Icopal na swojej stronie w dziale dla projektantów ma rysunki PDF określające jak powinno to być zrobione.

http://www.architekt.icopal.pl/doc/s...ica/211bw1.pdf

http://www.architekt.icopal.pl/doc/s...ica/211bw2.pdf

http://www.architekt.icopal.pl/doc/s...ica/211bw3.pdf


Ja u siebie będę stosował wariant 3. Primer i papa już zakupione. 

Icopal radzi aby papę wywijać na ścianę już otynkowaną.

----------


## okojan

Jaka pape kupić na izolacje  ,,chudziaka"?
Pod ścianami mam pape Werne..a Extra ( zakupił moj wykonawca).Czy innego producenta papa zgrzeje sie z nią?
Po przeczytaniu wiem, ze powinna to być papa na osnowie z welonu polistrowego a nie szklanego.
Jest mnóstwo producentów. Pisane było wcześniej , ze są smierdzące i nie śmierdzące - różni producenci.
Ale np. jak bym chciał zakupić pape Swiss....a,  to jaką? Są różnice w gietkosci w niskiej temp. oraz grubosci?
 Inni producenci z rozsądną ceną?

----------


## fenix2

> Jaka pape kupić na izolacje  ,,chudziaka"?
> Pod ścianami mam pape Werne..a Extra ( zakupił moj wykonawca).Czy innego producenta papa zgrzeje sie z nią?
> Po przeczytaniu wiem, ze powinna to być papa na osnowie z welonu polistrowego a nie szklanego.
> Jest mnóstwo producentów. Pisane było wcześniej , ze są smierdzące i nie śmierdzące - różni producenci.
> Ale np. jak bym chciał zakupić pape Swiss....a,  to jaką? Są różnice w gietkosci w niskiej temp. oraz grubosci?
>  Inni producenci z rozsądną ceną?


Tak innego producenta się zgrzeje. Może być Swisspor np. Czarna mamba 3,5 lub 4mm najlepiej na SBS. Ja stosowałem ze Swissa u siebie i fajnie się kładła.

----------


## okojan

Ale czy wytrzymałość na temperatury ujemne podawane przy tych papach np. -5;-15;-20 jest bardzo istotna?

----------


## aleksander_a

Dołączę się do wątku z małym problemem.

Otóż był wylany chudziak, była połozona papa jako izolacja pod ściany. Prace te były wykonane późną jesienią zeszłego roku.
W międzyczasie powstał niemalże cały dom - wszystkie ściany, dach, okna, itp. oraz tynki.

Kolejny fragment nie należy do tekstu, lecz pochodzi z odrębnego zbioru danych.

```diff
   auto tile = [&](auto bufc, int kt) {
     constexpr int BUF = decltype(bufc)::value;
     if (kt + PF < kt_end) issue(kt + PF);
-    const char* qs = smem + BUF * CF::STAGE;
+    const char* qs = smem + (BUF < 0 ? (kt - kt_beg) % NBUF : BUF) * CF::STAGE;
     const char* vs = qs + IMG;
     const int flag = r0 >= a.R ? 1 : (fwg ? staged_flag(qs + CF::OFF_F, wave, kt & 3) : 0);
     const bool tail = (kt + 1) * 64 > a.T;
-    if (flag != 1) {
+    if constexpr (WPC == 3) {
+      if (flag != 1) {
+        const bool masked = flag == 2 || tail;
+        uint64_t w = 0ull;
+        if (masked)
+          w = tile_bits(flag == 2 ? staged_word(qs + CF::OFF_W, wave * 32 + (lane & 31)) : 0ull, a.T - kt * 64, hf);
+        plain_body(qs, vs, masked, w);
+      }
+    } else if (flag != 1) {
       if (flag == 2 || tail) {
         const uint64_t w = tile_bits(flag == 2 ? staged_word(qs + CF::OFF_W, wave * 32 + (lane & 31)) : 0ull,
                                      a.T - kt * 64, hf);
@@ -213,25 +274,37 @@
   if (PF > 1 && kt_beg + 1 < kt_end) wait_vm<NG * (PF - 1)>();
   else wait_vm<0>();
   raw_barrier();
-  for (int kt = kt_beg; kt < kt_end; kt += NBUF) {
-    tile(std::integral_constant<int, 0>{}, kt);
-    if (kt + 1 < kt_end) tile(std::integral_constant<int, 1>{}, kt + 1);
-    if constexpr (NBUF > 2) {
-      if (kt + 2 < kt_end) tile(std::integral_constant<int, 2>{}, kt + 2);
-    }
-  }
+  if constexpr (WPC == 3) {
+    for (int kt = kt_beg; kt < kt_end; ++kt) tile(std::integral_constant<int, -1>{}, kt);
+  } else {
+    for (int kt = kt_beg; kt < kt_end; kt += NBUF) {
+      tile(std::integral_constant<int, 0>{}, kt);
+      if (kt + 1 < kt_end) tile(std::integral_constant<int, 1>{}, kt + 1);
+      if constexpr (NBUF > 2) {
+        if (kt + 2 < kt_end) tile(std::integral_constant<int, 2>{}, kt + 2);
+      }
+    }
+  }
+  int erow = row, ehf = hf;
+  if constexpr (WPC == 3) {
+    int t = threadIdx.x;
+    asm volatile("" : "+v"(t));
+    erow = rb * 128 + (t >> 6) * 32 + (t & 31);
+    ehf = (t >> 5) & 1;
+  }
+  const bool erow_ok = erow < a.R;
   const float nscale = -a.scale;
-  if (row_ok && (a.nsplit > 1 || a.force_partial)) {
-    float* op = a.dpart + (((int64_t)(a.sp0 + sp) * a.B + b) * a.R + row) * C + h * D;
+  if (erow_ok && (a.nsplit > 1 || a.force_partial)) {
+    float* op = a.dpart + (((int64_t)(a.sp0 + sp) * a.B + b) * a.R + erow) * C + h * D;
 #pragma unroll
     for (int db = 0; db < DB; ++db)
 #pragma unroll
       for (int g = 0; g < 4; ++g) {
         f32x4 v = {dk[db][4 * g] * nscale, dk[db][4 * g + 1] * nscale, dk[db][4 * g + 2] * nscale, dk[db][4 * g + 3] * nscale};
-        *reinterpret_cast<f32x4*>(op + db * 32 + 8 * g + 4 * hf) = v;
-      }
-  } else if (row_ok) {
-    T16* op = reinterpret_cast<T16*>(a.drows) + ((int64_t)b * a.R + row) * C + h * D;
+        *reinterpret_cast<f32x4*>(op + db * 32 + 8 * g + 4 * ehf) = v;
+      }
+  } else if (erow_ok) {
+    T16* op = reinterpret_cast<T16*>(a.drows) + ((int64_t)b * a.R + erow) * C + h * D;
 #pragma unroll
     for (int db = 0; db < DB; ++db)
 #pragma unroll
@@ -239,7 +312,7 @@
         u32x2 wv;
         wv[0] = pack2<DT>(dk[db][4 * g + 0] * nscale, dk[db][4 * g + 1] * nscale);
         wv[1] = pack2<DT>(dk[db][4 * g + 2] * nscale, dk[db][4 * g + 3] * nscale);
-        *reinterpret_cast<u32x2*>(op + db * 32 + 8 * g + 4 * hf) = wv;
+        *reinterpret_cast<u32x2*>(op + db * 32 + 8 * g + 4 * ehf) = wv;
       }
   }
 }
@@ -605,11 +678,25 @@
 }
 
 template <int DT, int D>
+static Kern<BwdArgs> rows3_kern() {
+  if constexpr (D <= 96) return kern<flash_bwd_rows_kernel<DT, D, true, 3>, Rows3Cfg<D>::NBUF * Rows3Cfg<D>::STAGE>();
+  else return Kern<BwdArgs>{};
+}
+
+template <int DT, int D>
+static int rows_launch_wpc(const BwdArgs& a) {
+  const auto k3 = rows3_kern<DT, D>();
+  if (!a.prescaled || !k3) return 2;
+  return rows_wpc(a.B, a.R, a.H, a.nsplit, env_int("XDOT_ROWS_WPC", 2, 3), k3.wgs_per_cu(), xdot_num_cus());
+}
+
+template <int DT, int D>
 static void launch_bwd_rows(const BwdArgs& a, hipStream_t st) {
   const int nrb = (a.R + 127) / 128;
   constexpr int LDS = RowsCfg<D>::NBUF * RowsCfg<D>::STAGE;
   const dim3 grid(nrb * a.B * a.H * a.nsplit);
-  if (a.prescaled) hipLaunchKernelGGL((flash_bwd_rows_kernel<DT, D, true>), grid, dim3(256), LDS, st, a);
+  if (rows_launch_wpc<DT, D>(a) == 3) rows3_kern<DT, D>().launch(grid, st, a);
+  else if (a.prescaled) hipLaunchKernelGGL((flash_bwd_rows_kernel<DT, D, true>), grid, dim3(256), LDS, st, a);
   else hipLaunchKernelGGL((flash_bwd_rows_kernel<DT, D, false>), grid, dim3(256), LDS, st, a);
   if (a.nsplit > 1 && !a.force_partial) launch_rows_sum<DT, D>(a, st);
 }
@@ -698,6 +785,13 @@
   });
 }
 
+extern "C" int xdot_flash_bwd_rows_wpc(const xdot::fa::BwdArgs* a, int dt, int D) {
+  using namespace xdot;
+  using namespace xdot::fa;
+  if (D > 128 || dt == DT_F32) return 0;
+  return for_dtype16_head_dim(dt, D, 0, [&](auto t, auto d) { return rows_launch_wpc<decltype(t)::value, decltype(d)::value>(*a); });
+}
+
 extern "C" int xdot_flash_bwd_rows_launch(const xdot::fa::BwdArgs* a, int dt, int D, hipStream_t st) {
   using namespace xdot;
   using namespace xdot::fa;
diff --git a/csrc/flash_common.h b/csrc/flash_common.h
--- a/csrc/flash_common.h
+++ b/csrc/flash_common.h
@@ -291,6 +291,11 @@
   static constexpr int PF = NBUF - 1;
   static constexpr int NG = 2 * IPW + 2;
 };
+template <int D> struct Rows3Cfg : RowsCfg<D> {
+  static constexpr int NBUF = 2;
+  static constexpr int PF = NBUF - 1;
+  static_assert(3 * NBUF * RowsCfg<D>::STAGE <= 160 * 1024, "three workgroups per CU");
+};
 
 __device__ __forceinline__ void glds_flags(const uint8_t* row0, int stride, int nrows, int dw, char* dst) {
   const int lane = threadIdx.x & 63;
diff --git a/csrc/flash_plan.h b/csrc/flash_plan.h
--- a/csrc/flash_plan.h
+++ b/csrc/flash_plan.h
@@ -40,6 +40,20 @@
   return std::max(base, (int)conc);
 }
 
+inline int64_t rows_rounds(int64_t B, int64_t R, int64_t H, int64_t nsplit, int wgs_per_cu, int cus = 256) {
+  const int64_t wgs = ((R + 127) / 128) * B * H * std::max<int64_t>(1, nsplit);
+  const int64_t slots = std::max<int64_t>(1, (int64_t)wgs_per_cu * cus);
+  return (wgs + slots - 1) / slots;
+}
+
+constexpr bool ROWS_WPC3_AUTO = true;
+inline int rows_wpc(int64_t B, int64_t R, int64_t H, int64_t nsplit, int req, int occ3, int cus = 256) {
+  if (occ3 < 3 || req == 2) return 2;
+  if (req == 3) return 3;
+  if (rows_rounds(B, R, H, nsplit, 3, cus) >= rows_rounds(B, R, H, nsplit, 2, cus)) return 2;
+  return ROWS_WPC3_AUTO ? 3 : 2;
+}
+
 inline int pick_csplit(int64_t W, int nrt, int slots, int maxs, double per) {
   int best = 1;
   double bc = 1e300;
diff --git a/csrc/kernels.h b/csrc/kernels.h
--- a/csrc/kernels.h
+++ b/csrc/kernels.h
@@ -243,6 +243,7 @@
 int xdot_flash_bwd_delta_launch(const xdot::fa::BwdArgs* a, const void* out, float* delta, int dt, int D, hipStream_t st);
 int xdot_flash_bwd_cols_launch(const xdot::fa::BwdArgs* a, int dt, int D, hipStream_t st);
 int xdot_flash_bwd_rows_launch(const xdot::fa::BwdArgs* a, int dt, int D, hipStream_t st);
+int xdot_flash_bwd_rows_wpc(const xdot::fa::BwdArgs* a, int dt, int D);
 int xdot_flash_bwd_cols2_launch(const xdot::fa::BwdArgs* a, int dt, int D, hipStream_t st);
 int xdot_sum_partials_launch(const float* part, void* out, int S, int64_t n, int dto, hipStream_t st);
 int xdot_sum_partials2_launch(const float* pa, void* oa, int Sa, int64_t na, const float* pb, void* ob, int Sb,
```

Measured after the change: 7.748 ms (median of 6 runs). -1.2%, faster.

Jednakże wiosną tego roku okazało się, że chudziak w wielu miejscach pokruszył się - porobiły się niemalże 'góry i doliny', poza tym był wylany nierówno. 
W związku z tym trzeba było wylać warstwę wyrównującą, która niestety przykryła całkowicie izolację poziomą pomiędzy chudziakem a ścianami.

Ponieważ lada dzień będę kładł papę, a wskazane jest aby papa łączyła się z tą izolacją poziomą pod ścianami (co w tym przypadku nie będzie miało miejsca), jaki polecacie najlepszy sposób na wykonanie tego dobrze?
Wykorzystać primer do posmarowania pasa ok. 10 cm na chudziaku i na ścianach i następnie położyć papę (jak to było wcześniej opisywane) czy w jakiś inny sposób?

Wszelkie porady mile widziane.

Dziękuję z góry i pozdrawiam

----------


## CityMatic

> wskazane jest aby papa łączyła się z tą izolacją poziomą pod ścianami (co w tym przypadku nie będzie miało miejsca), jaki polecacie najlepszy sposób na wykonanie tego dobrze?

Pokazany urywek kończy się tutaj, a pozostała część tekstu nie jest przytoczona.